Stored records
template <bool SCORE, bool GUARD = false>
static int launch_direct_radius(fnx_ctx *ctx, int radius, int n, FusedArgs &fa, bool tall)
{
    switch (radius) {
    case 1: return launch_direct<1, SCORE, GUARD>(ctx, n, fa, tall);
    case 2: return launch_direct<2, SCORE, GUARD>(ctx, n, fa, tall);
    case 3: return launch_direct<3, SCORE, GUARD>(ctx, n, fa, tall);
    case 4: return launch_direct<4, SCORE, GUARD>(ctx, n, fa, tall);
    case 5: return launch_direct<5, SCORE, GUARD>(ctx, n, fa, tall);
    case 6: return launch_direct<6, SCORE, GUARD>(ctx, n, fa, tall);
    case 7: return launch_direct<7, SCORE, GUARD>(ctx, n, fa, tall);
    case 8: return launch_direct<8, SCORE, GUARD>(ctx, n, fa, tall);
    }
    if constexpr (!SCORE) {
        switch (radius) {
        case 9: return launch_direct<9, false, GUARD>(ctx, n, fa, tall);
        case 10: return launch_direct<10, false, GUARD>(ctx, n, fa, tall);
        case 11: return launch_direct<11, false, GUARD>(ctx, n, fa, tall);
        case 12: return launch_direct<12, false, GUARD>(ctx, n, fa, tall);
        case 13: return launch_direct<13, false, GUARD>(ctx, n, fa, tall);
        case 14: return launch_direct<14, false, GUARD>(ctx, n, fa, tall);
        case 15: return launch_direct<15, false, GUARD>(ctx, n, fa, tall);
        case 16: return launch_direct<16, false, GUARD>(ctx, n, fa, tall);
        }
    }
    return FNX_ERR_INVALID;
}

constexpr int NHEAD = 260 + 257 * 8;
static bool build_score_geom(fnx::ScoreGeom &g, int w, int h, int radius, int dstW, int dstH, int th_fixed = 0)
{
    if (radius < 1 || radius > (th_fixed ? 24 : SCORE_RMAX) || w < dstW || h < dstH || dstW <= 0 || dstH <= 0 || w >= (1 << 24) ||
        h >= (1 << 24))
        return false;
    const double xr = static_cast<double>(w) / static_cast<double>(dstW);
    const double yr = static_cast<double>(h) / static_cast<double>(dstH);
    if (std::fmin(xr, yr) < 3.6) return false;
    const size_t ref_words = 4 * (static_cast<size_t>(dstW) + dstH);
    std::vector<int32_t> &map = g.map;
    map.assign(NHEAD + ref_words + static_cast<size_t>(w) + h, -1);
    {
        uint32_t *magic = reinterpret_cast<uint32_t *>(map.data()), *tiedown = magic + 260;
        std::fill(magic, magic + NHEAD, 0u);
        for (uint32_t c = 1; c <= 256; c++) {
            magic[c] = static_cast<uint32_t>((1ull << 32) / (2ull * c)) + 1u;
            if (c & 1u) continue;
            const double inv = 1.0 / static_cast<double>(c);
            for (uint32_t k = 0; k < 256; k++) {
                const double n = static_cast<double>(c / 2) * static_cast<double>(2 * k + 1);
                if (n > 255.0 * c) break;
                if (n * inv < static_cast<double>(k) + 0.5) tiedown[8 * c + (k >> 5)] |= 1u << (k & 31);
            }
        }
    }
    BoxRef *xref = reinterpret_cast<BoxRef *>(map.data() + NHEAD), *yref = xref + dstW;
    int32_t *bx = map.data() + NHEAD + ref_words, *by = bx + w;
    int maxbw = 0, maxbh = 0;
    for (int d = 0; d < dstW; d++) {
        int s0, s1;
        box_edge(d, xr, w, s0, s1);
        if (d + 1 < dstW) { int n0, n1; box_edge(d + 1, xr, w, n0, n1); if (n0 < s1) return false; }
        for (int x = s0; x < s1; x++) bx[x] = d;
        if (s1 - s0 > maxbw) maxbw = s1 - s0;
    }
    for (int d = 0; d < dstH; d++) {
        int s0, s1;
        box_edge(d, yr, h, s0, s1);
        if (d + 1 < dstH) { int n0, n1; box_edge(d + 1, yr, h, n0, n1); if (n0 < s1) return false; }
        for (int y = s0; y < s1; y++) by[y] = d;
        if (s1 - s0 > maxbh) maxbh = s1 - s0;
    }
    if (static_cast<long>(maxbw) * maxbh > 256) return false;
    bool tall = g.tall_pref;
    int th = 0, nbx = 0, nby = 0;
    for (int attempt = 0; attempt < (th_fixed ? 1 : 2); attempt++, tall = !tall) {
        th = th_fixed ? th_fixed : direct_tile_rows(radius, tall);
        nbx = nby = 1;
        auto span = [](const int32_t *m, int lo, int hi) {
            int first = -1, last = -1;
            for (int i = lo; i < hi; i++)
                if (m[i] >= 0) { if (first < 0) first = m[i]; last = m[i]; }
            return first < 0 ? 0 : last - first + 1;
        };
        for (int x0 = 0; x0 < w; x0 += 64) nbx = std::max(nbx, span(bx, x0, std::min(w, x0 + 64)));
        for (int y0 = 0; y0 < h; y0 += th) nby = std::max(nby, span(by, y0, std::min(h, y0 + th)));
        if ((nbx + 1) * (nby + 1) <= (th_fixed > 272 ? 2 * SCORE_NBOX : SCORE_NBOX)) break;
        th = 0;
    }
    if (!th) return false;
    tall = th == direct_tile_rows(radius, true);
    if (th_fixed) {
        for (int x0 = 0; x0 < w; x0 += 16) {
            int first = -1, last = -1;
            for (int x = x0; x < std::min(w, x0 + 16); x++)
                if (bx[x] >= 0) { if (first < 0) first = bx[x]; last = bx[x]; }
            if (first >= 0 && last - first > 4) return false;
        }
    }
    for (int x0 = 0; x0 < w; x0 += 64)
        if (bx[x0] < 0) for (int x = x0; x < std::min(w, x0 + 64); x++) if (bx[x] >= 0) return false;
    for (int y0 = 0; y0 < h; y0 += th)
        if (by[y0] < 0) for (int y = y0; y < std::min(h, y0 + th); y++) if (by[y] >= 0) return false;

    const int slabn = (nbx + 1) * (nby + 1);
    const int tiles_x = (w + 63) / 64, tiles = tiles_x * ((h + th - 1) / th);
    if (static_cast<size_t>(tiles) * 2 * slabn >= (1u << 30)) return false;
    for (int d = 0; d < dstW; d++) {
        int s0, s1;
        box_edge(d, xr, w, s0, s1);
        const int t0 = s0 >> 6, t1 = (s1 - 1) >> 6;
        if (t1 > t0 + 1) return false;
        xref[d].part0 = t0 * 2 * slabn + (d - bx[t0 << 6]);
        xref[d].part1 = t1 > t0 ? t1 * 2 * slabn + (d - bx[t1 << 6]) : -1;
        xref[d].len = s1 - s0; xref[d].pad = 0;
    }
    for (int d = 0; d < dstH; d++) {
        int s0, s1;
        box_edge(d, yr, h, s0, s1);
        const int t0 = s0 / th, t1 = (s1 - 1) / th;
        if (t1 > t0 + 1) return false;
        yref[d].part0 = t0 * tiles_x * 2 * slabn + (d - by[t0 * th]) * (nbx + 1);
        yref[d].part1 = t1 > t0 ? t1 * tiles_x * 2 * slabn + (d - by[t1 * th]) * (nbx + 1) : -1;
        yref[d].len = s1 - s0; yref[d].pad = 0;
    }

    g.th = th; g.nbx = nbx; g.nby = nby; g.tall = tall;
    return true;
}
...
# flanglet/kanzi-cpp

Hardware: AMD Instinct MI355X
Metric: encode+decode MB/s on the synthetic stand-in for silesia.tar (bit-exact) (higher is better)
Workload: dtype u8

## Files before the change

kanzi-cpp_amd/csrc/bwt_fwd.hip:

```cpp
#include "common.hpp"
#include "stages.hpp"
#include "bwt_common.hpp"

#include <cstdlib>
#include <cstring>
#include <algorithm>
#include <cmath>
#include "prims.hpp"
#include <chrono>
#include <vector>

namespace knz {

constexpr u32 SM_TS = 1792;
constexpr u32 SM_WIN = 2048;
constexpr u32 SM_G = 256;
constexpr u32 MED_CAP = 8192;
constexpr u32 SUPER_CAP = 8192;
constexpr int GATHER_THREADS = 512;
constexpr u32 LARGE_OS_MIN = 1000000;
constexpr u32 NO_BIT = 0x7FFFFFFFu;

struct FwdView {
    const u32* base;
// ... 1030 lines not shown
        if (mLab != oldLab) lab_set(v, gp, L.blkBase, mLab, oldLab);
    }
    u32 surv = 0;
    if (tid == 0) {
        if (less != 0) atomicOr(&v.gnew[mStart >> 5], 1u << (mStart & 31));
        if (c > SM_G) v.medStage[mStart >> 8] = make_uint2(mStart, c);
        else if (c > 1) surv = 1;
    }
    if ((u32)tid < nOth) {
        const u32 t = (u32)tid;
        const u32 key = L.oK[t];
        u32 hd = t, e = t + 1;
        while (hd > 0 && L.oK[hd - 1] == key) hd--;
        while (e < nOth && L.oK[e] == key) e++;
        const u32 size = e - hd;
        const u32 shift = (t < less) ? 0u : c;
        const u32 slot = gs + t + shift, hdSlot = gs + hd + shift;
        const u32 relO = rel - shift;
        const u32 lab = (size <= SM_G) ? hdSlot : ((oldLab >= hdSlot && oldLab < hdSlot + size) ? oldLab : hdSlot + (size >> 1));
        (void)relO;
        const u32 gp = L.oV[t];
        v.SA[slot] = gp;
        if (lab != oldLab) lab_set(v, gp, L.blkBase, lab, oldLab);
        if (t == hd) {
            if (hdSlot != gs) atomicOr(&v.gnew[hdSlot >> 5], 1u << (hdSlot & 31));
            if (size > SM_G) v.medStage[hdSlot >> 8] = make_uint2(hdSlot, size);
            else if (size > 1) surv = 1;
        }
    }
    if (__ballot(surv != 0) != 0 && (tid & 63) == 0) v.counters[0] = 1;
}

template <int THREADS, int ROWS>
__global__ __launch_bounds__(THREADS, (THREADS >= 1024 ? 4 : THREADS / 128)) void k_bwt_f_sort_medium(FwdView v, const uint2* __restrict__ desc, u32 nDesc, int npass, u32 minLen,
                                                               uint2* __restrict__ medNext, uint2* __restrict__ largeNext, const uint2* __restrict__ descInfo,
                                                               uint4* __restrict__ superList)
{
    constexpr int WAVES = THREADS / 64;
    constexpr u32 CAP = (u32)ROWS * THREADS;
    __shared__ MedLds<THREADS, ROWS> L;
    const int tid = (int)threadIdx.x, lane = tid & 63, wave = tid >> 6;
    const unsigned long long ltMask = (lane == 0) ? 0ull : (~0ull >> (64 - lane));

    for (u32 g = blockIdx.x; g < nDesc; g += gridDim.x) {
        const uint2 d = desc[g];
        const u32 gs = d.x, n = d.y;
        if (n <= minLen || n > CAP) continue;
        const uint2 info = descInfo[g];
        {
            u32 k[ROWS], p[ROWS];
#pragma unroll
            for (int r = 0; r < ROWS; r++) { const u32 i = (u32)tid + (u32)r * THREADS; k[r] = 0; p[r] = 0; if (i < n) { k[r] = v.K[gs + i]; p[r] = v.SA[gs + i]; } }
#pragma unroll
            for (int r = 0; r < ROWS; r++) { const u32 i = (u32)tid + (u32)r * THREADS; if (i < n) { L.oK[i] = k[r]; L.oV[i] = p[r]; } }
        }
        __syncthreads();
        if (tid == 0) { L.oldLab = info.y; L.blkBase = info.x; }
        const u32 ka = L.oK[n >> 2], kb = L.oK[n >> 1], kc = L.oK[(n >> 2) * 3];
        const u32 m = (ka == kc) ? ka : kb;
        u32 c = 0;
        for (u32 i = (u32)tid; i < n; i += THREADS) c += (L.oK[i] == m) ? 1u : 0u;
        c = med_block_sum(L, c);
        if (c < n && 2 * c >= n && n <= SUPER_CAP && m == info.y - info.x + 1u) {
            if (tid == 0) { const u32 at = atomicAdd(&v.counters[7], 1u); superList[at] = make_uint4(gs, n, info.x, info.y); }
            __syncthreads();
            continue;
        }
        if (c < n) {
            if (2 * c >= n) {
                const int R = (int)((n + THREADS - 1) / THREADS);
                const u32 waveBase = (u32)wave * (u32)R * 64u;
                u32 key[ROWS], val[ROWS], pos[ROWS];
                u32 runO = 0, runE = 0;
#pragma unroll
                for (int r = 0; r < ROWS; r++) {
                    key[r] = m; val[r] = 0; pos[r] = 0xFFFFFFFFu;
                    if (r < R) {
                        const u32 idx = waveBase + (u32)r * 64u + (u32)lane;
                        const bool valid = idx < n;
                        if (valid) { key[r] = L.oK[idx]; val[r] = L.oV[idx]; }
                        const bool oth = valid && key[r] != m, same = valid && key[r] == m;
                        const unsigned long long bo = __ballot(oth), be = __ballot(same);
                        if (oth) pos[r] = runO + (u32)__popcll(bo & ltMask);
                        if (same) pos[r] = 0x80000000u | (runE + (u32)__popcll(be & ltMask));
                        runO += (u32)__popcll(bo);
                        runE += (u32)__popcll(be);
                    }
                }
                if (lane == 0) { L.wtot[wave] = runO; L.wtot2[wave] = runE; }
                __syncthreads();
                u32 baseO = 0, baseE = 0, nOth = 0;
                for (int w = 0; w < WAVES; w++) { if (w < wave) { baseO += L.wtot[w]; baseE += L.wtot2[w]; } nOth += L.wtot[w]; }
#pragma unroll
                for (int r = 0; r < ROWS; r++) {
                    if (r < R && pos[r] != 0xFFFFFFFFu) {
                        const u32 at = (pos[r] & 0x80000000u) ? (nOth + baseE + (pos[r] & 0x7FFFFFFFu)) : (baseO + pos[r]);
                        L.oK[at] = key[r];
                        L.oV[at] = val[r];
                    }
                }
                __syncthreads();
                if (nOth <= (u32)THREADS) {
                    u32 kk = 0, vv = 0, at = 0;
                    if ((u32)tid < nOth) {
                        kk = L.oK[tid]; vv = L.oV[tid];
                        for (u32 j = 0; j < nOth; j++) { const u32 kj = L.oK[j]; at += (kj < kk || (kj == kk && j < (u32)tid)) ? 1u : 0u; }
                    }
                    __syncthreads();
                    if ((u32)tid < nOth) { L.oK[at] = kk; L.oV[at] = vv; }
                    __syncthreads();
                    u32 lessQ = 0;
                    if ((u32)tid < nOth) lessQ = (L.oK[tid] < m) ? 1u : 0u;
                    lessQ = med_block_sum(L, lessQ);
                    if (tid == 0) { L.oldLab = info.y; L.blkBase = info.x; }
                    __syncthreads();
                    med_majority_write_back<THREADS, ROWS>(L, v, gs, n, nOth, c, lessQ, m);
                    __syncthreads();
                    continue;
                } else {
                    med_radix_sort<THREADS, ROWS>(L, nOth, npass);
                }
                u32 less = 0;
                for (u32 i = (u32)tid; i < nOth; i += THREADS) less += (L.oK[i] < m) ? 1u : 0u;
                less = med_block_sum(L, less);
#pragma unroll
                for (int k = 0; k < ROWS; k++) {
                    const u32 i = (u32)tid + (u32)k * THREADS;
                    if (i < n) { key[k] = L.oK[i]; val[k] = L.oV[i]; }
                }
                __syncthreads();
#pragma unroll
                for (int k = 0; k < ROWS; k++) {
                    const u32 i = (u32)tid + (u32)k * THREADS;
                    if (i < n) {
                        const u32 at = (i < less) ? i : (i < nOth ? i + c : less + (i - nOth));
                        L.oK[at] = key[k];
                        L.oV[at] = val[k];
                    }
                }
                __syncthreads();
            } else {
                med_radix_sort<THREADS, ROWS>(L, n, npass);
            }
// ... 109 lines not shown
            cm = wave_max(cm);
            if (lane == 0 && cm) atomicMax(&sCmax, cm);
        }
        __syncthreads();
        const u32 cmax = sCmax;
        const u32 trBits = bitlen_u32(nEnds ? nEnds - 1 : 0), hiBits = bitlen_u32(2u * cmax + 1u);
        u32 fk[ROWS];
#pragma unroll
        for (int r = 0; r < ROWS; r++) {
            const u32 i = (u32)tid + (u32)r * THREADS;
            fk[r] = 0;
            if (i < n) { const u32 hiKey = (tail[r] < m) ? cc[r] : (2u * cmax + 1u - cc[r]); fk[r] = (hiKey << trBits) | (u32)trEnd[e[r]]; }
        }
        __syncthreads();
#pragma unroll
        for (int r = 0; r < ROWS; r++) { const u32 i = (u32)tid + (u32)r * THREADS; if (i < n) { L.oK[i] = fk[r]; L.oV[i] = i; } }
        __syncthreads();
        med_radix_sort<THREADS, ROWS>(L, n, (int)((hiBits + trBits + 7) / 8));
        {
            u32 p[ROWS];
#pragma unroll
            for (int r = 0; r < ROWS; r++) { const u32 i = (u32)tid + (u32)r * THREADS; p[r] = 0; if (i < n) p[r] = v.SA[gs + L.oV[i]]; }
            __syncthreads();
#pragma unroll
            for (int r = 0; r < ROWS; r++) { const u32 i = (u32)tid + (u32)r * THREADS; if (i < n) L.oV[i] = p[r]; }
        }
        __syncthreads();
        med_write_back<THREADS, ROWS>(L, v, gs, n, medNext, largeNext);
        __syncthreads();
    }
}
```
==
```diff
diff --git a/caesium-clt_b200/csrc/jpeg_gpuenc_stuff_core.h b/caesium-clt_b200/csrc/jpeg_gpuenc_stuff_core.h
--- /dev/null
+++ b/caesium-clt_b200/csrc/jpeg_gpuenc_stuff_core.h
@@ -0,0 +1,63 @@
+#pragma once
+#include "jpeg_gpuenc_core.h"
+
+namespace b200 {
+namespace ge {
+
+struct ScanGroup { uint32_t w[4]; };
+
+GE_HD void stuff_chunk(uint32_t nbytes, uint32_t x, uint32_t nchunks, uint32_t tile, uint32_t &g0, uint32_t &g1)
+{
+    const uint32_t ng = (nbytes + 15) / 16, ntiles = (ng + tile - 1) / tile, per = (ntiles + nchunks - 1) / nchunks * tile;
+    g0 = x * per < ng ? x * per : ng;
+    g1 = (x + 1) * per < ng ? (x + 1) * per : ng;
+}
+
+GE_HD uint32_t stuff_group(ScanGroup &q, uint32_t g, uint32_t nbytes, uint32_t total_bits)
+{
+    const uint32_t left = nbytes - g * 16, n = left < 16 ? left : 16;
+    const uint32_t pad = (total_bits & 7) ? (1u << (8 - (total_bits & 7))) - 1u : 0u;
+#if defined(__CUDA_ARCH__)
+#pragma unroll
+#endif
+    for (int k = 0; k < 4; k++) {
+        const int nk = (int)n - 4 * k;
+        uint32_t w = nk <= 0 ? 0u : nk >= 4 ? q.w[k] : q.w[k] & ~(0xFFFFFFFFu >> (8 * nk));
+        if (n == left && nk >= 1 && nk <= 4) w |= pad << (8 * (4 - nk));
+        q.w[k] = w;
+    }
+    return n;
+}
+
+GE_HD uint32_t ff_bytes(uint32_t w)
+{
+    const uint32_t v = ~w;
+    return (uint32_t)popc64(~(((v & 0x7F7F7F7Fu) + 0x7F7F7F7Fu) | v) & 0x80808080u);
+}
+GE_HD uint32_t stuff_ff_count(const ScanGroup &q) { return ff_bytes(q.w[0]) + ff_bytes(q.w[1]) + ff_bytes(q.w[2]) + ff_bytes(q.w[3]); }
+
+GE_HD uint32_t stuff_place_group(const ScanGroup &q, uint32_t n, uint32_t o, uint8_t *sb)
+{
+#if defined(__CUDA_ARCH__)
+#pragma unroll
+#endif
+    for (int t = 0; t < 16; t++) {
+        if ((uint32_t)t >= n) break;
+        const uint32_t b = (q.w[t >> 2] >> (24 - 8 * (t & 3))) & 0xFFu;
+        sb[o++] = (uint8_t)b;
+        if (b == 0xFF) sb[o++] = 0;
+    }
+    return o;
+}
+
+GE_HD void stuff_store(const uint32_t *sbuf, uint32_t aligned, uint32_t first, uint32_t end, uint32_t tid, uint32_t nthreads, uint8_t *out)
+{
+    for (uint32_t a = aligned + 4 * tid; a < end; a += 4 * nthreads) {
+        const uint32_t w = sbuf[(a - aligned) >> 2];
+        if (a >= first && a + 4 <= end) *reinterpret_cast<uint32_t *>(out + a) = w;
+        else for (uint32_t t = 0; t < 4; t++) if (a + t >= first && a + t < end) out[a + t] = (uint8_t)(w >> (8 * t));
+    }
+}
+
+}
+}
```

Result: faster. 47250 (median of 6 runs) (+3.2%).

● **TASK GOAL**
Look above for the line with "template <bool SCORE, bool GUARD = false>"; retype exactly that line, every line after it up to the line with "if constexpr (!SCORE)", and that line too, nothing else.

● **ANSWER SECTION**
template <bool SCORE, bool GUARD = false>
static int launch_direct_radius(fnx_ctx *ctx, int radius, int n, FusedArgs &fa, bool tall)
{
    switch (radius) {
    case 1: return launch_direct<1, SCORE, GUARD>(ctx, n, fa, tall);
    case 2: return launch_direct<2, SCORE, GUARD>(ctx, n, fa, tall);
    case 3: return launch_direct<3, SCORE, GUARD>(ctx, n, fa, tall);
    case 4: return launch_direct<4, SCORE, GUARD>(ctx, n, fa, tall);
    case 5: return launch_direct<5, SCORE, GUARD>(ctx, n, fa, tall);
    case 6: return launch_direct<6, SCORE, GUARD>(ctx, n, fa, tall);
    case 7: return launch_direct<7, SCORE, GUARD>(ctx, n, fa, tall);
    case 8: return launch_direct<8, SCORE, GUARD>(ctx, n, fa, tall);
    }
    if constexpr (!SCORE) {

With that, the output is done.